Honoré: This is the most ridiculous thing I’ve ever seen. That’s gotta be fixed and needs to be fixed quick. The UN command down there needs to take responsbility for this. They got 9,000 troops and if we have to, that big field, Anderson, showed we need to drop the rest of that 2nd brigrade of the 82nd Airborne down there at daylight tomorrow morning and get this problem taken care of.
It's clear that when the general talks here about "poor" people he is really talking about black people. There is racial fear here on the part of the US government, as there was in New Orleans, and so they won't move in without a humongous "security" apparatus. But Honoré correctly notes that in such a calamity, search and rescue and evacuation trumps security. You must take chances to save people's lives now.
In fact, by delaying the arrival of help, the security situation only becomes worse because people are more and more desperate. Aid should be first and foremost.
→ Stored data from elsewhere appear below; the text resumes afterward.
#define HIP_TRY(ctx, expr)                                                          \
// ... 27 lines not shown
  int64_t part_wgs_per_cu = 0;
  int64_t part_lds_target = 0;
  int64_t sort_records = 1;
  int64_t sort_hybrid = 1;
  int64_t group_slab = 1;
  int64_t group_scout = 1;
  int64_t group_scout_rows = 8 << 20;
  int64_t group_resident = 1;
  int64_t group_dense = 1;
  int64_t dense_parts = 0;
  int64_t dense_min_rows = 1 << 16;
  int64_t async_handoff = 1;
  int64_t lazy_feedback = 0;
  int64_t part_prefetch = 1;
  int64_t fuse_emit = 1;
  int64_t pscat_pipe = 1;
  int64_t pscat_threads = 0, pscat_rows = 0, pscat_wgs = 0;
  int64_t part_plain = 1;
  int64_t sort_compact = 1;
  int64_t sort_hi_digits = 4;
  int64_t part_agg_lds = 0;
  int64_t profile = 1;
  int64_t profile_total = 1;
  int64_t debug_timing = 0;
  int64_t specialize = 3;
  int64_t specialize_min_rows = 1 << 22;
};

struct MemQuota { int64_t limit = -1; int64_t used = 0; };
static thread_local MemQuota* g_quota = nullptr;
// ... 79 lines not shown
      (void)hipGetLastError();
      int dev = -1;
      if (hipGetDevice(&dev) == hipSuccess && g_pool.trim(dev) > 0) e = hipMalloc(&p, want);
    }
    if (e == hipSuccess) { cap = want; q = Q; g_dev_bytes.fetch_add((long long)want); if (q) q->used += (int64_t)want; } else p = nullptr;
    return e;
  }
  template <typename T> T* as() const { return reinterpret_cast<T*>(p); }
};

struct PinnedBuf {
  void* p = nullptr;
  size_t cap = 0;
  ~PinnedBuf() { drop(); }
  void drop() { if (p) { (void)hipHostFree(p); g_pinned_bytes.fetch_sub((long long)cap); } p = nullptr; cap = 0; }
  hipError_t ensure(size_t bytes) {
    if (bytes <= cap && p) return hipSuccess;
    drop();
    size_t want = std::max<size_t>(bytes, 256);
    hipError_t e = hipHostMalloc(&p, want, hipHostMallocDefault);
    if (e == hipSuccess) { cap = want; g_pinned_bytes.fetch_add((long long)want); } else p = nullptr;
    return e;
  }
};

struct OutCol { DevBuf data, nulls; bool nullable = false; uint32_t width = 8; };

struct StageExec {
  DevBuf prog_main, prog_count;
  struct RtcSlot {
    void* h = nullptr; bool tried = false; uint32_t static_lds = 0, tag = 0;
    int missed_mode = -1;
    bool stronger_mode_now() const { if (h || missed_mode < 0) return false; const int m = ssgpu_rtc_current_mode(); return missed_mode == 1 && m != 1; }
    bool pending = false; std::chrono::steady_clock::time_point next_poll{};
    void drop() { if (h) ssgpu_rtc_release(h); h = nullptr; tried = false; static_lds = 0; tag = 0; pending = false; missed_mode = -1; }
// ... 48 lines not shown
    uint32_t span[8] = {0}, stride[8] = {0};
    uint64_t slots = 0;
    uint32_t np = 0, cap = 0;
    uint64_t chunk_bytes = 0;
    int64_t widened = 0;
  } dense;
  DevBuf dense_dom, dense_flags;
  void* dense_table = nullptr;
  std::vector<DevBuf> rowid_tmp;
  std::vector<DevBuf> jkeys, jkeys_hi, jrows, jmisc;
  std::vector<DevBuf> jcounts, jstarts, jslot_of_row, jrows_sorted;
  DevBuf jx_offsets, jx_lhs_idx, jx_rhs_row;
  std::vector<VmJoin> vm_joins;
  uint32_t capacity = 0;
  DevBuf error_flag;
  DevBuf debug, debug_pc, total2;
  DevBuf skeys_a, skeys_b, skeys_c, sidx_a, sidx_b, shist, soffs, seg_id, sstatus, sticket, srecs, dflag;
  DevBuf rank_first, rank_of_seg, rank_row, rank_own;
  DevBuf seg_counts, seg_offsets, seg_total;
  DevBuf route_scratch;
  uint64_t sort_epoch = 0;
  bool emit_ready = false;
  bool emitted_with_finish = false;
  bool pattern_ready = false;
  DevBuf out_arena;
  std::vector<OutCol> out;
  int64_t out_rows = -1;
  const void* out_rows_dev = nullptr;
  int64_t out_capacity = 0;
  int last_group_shape = 0;
// ... 74 lines not shown
        if (consumed[b]) (void)hipEventDestroy(consumed[b]);
        uploaded[b] = consumed[b] = nullptr; in_flight[b] = false;
      }
    }
  } host_stream;
  struct StreamJob {
    int kind = 0;
    ssgpu_plan* head = nullptr; ssgpu_plan* tail = nullptr;
    std::vector<DevBuf> acc_data, acc_nulls;
    int64_t acc_rows = 0, acc_cap = 0;
    int64_t rows_hint = 0;
  };
  StreamJob* stream_job = nullptr;
  ssgpu_plan* skip_plan = nullptr;
  int64_t run_row_end = 0;
  bool keep_error_flags = false;
  ssgpu_result result;
};

struct ssgpu_block {
  ssgpu_ctx* ctx = nullptr;
  Schema schema;
  int64_t capacity = 0, rows = 0;
  DevBuf arena;
  std::vector<DevBuf> data, nulls;
  ssgpu_dict* dict = nullptr;
};
static const size_t kBlockColumnSkew = 512, kBlockArenaMin = 32u << 20;

static int fail(ssgpu_ctx* ctx, const Status& s) { if (ctx) ctx->err = s.msg; return s.code; }
// ... 82 lines not shown
  else if (k == "part_lds_target") c->part_lds_target = value;
  else if (k == "part_agg_lds") c->part_agg_lds = value;
  else if (k == "group_slab") c->group_slab = value;
  else if (k == "group_resident") c->group_resident = value;
  else if (k == "group_dense") c->group_dense = value;
  else if (k == "dense_parts") c->dense_parts = value;
  else if (k == "dense_min_rows") c->dense_min_rows = value;
  else if (k == "group_scout") c->group_scout = value;
  else if (k == "group_scout_rows") c->group_scout_rows = value;
  else if (k == "part_plain") c->part_plain = value;
  else if (k == "pscat_threads") c->pscat_threads = value;
  else if (k == "pscat_rows") c->pscat_rows = value;
  else if (k == "pscat_wgs") c->pscat_wgs = value;
  else if (k == "pscat_pipe") c->pscat_pipe = value;
  else if (k == "fuse_emit") c->fuse_emit = value;
  else if (k == "part_prefetch") c->part_prefetch = value;
  else if (k == "lazy_feedback") c->lazy_feedback = value;
  else if (k == "async_handoff") c->async_handoff = value;
  else if (k == "sort_records") c->sort_records = value;
  else if (k == "sort_hybrid") c->sort_hybrid = value;
  else if (k == "sort_hi_digits") c->sort_hi_digits = value;
  else if (k == "sort_compact") c->sort_compact = value;
  else if (k == "group_capacity") {
    int64_t cap = 1; while (cap < value) cap <<= 1;
    c->group_capacity = cap;
  } else if (k == "profile") c->profile = value;
  else if (k == "profile_total") c->profile_total = value;
  else if (k == "debug_timing") c->debug_timing = value;
  else if (k == "specialize") c->specialize = value;
  else if (k == "specialize_min_rows") c->specialize_min_rows = value < 0 ? 0 : value;
// ... 453 lines not shown
}

void ssgpu_plan_destroy(ssgpu_plan* p) {
  if (!p) return;
  if (p->skip_plan) { ssgpu_plan* q = p->skip_plan; p->skip_plan = nullptr; ssgpu_plan_destroy(q); }
  if (p->stream_job) {
    ssgpu_plan::StreamJob* j = p->stream_job; p->stream_job = nullptr;
    if (p->ctx && p->ctx->device >= 0) (void)hipStreamSynchronize(p->ctx->stream);
    if (j->tail) ssgpu_plan_destroy(j->tail);
    if (j->head && j->head != p) ssgpu_plan_destroy(j->head);
    delete j;
  }
  if (p->ctx && p->ctx->device >= 0) {
    (void)hipStreamSynchronize(p->ctx->stream);
    if (p->host_stream.open) { (void)hipStreamSynchronize(p->ctx->copy_stream); p->host_stream.drop_events(); p->host_stream.open = false; }
    if (p->ev_begin) { (void)hipEventDestroy(p->ev_begin); g_events.fetch_sub(1); }
    if (p->ev_end) { (void)hipEventDestroy(p->ev_end); g_events.fetch_sub(1); }
    for (int i = 0; i < ssgpu_plan::kEventRing; ++i) {
      if (p->ring0[i]) { (void)hipEventDestroy(p->ring0[i]); g_events.fetch_sub(1); }
      if (p->ring1[i]) { (void)hipEventDestroy(p->ring1[i]); g_events.fetch_sub(1); }
    }
  }
  for (auto& ex : p->exec) { ex.rtc_main.drop(); ex.rtc_pscatter.drop(); ex.rtc_plain.drop(); ex.rtc_part.drop(); ex.rtc_resident.drop(); ex.rtc_hot.drop(); }
  for (auto& ex : p->exec) if (ex.fb_event) { (void)hipEventDestroy(ex.fb_event); ex.fb_event = nullptr; g_events.fetch_sub(1); }
  ssgpu_ctx* c = p->ctx;
  g_live_plans.fetch_sub(1);
  if (c && c->device >= 0) (void)hipSetDevice(c->device);
  tls_park_released = c && c->device >= 0;
  delete p;
  tls_park_released = false;
// ... 91 lines not shown
  ProgramLayout L = layout_program(st.main, c->opt);
  if (ex.prog_main.p && L.K == ex.lay.K) return SSGPU_OK;
  ex.lay = L;
  int rc = upload_program(c, st.main, L, &ex.prog_main, &ex.n_instr_main, &p->host_prog_scratch);
  if (rc != SSGPU_OK) return rc;
  ex.host_prog_main = p->host_prog_scratch;
  if (ex.rtc_main.h) (void)hipStreamSynchronize(c->stream);
  ex.rtc_main.drop(); ex.rtc_why.clear();
  if (!st.count_pass.empty()) {
    LowerOptions o = c->opt; o.tile_rows = VM_TILE_UNIT * 4;
    ex.lay_count = layout_program(st.count_pass, o);
    if (ex.lay_count.K < L.K) { o.tile_rows = VM_TILE_UNIT * L.K; ex.lay_count = layout_program(st.count_pass, o); }
    rc = upload_program(c, st.count_pass, ex.lay_count, &ex.prog_count, &ex.n_instr_count, &p->host_prog_scratch);
    if (rc != SSGPU_OK) return rc;
  }
  HIP_TRY(c, ex.error_flag.ensure(sizeof(uint32_t)));
  return SSGPU_OK;
}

Honoré has been trying to get his message out elsewhere, such as in USAToday on Jan. 15:
Retired general: U.S. aid effort too slow
WASHINGTON — The U.S. relief effort for Haiti started too slowly and cautiously, says a retired general who led the military relief effort on the Gulf Coast after Hurricanes Katrina and Rita.
"The next morning after the earthquake, as a military man of 37 years service, I assumed ... there would be airplanes delivering aid, not troops, but aid," said retired Lt. Gen. Russel Honore, who coordinated military operations after disaster struck the U.S. Gulf Coast in 2005. "What we saw instead was discussion about, 'Well we've got to send an assessment team in to see what the needs are.' And anytime I hear that, my head turns red."
The problem, Honore told USA TODAY, is that the State Department and the U.S. Agency for International Development, instead of the military, take the lead in international disaster response.
AIR FORCE BUSTLES: Battling chaos at Haiti's airport
"I was a little frustrated to hear that USAID was the lead agency," he said. "I respect them, but they're not a rapid deployment unit."
USAID immediately dispatched an assessment team and search-and-rescue teams, but there has still not been widespread distribution of food or water, three days after the Haiti earthquake.
In the first two days after Tuesday evening's quake, "we saw national media in, but we didn't see Air Force airplanes taking in food and water," Honore said. Nor were military doctors on the ground treating the injured, he said.
Unfortunately, there are some who, in their desire to cover for Obama, are trying to paper over the deliberately bass-ackwards approach of the US intervention into Haiti with talk about "logistics problems." Do not forget there is a racist and imperialist history here, and it's not just history.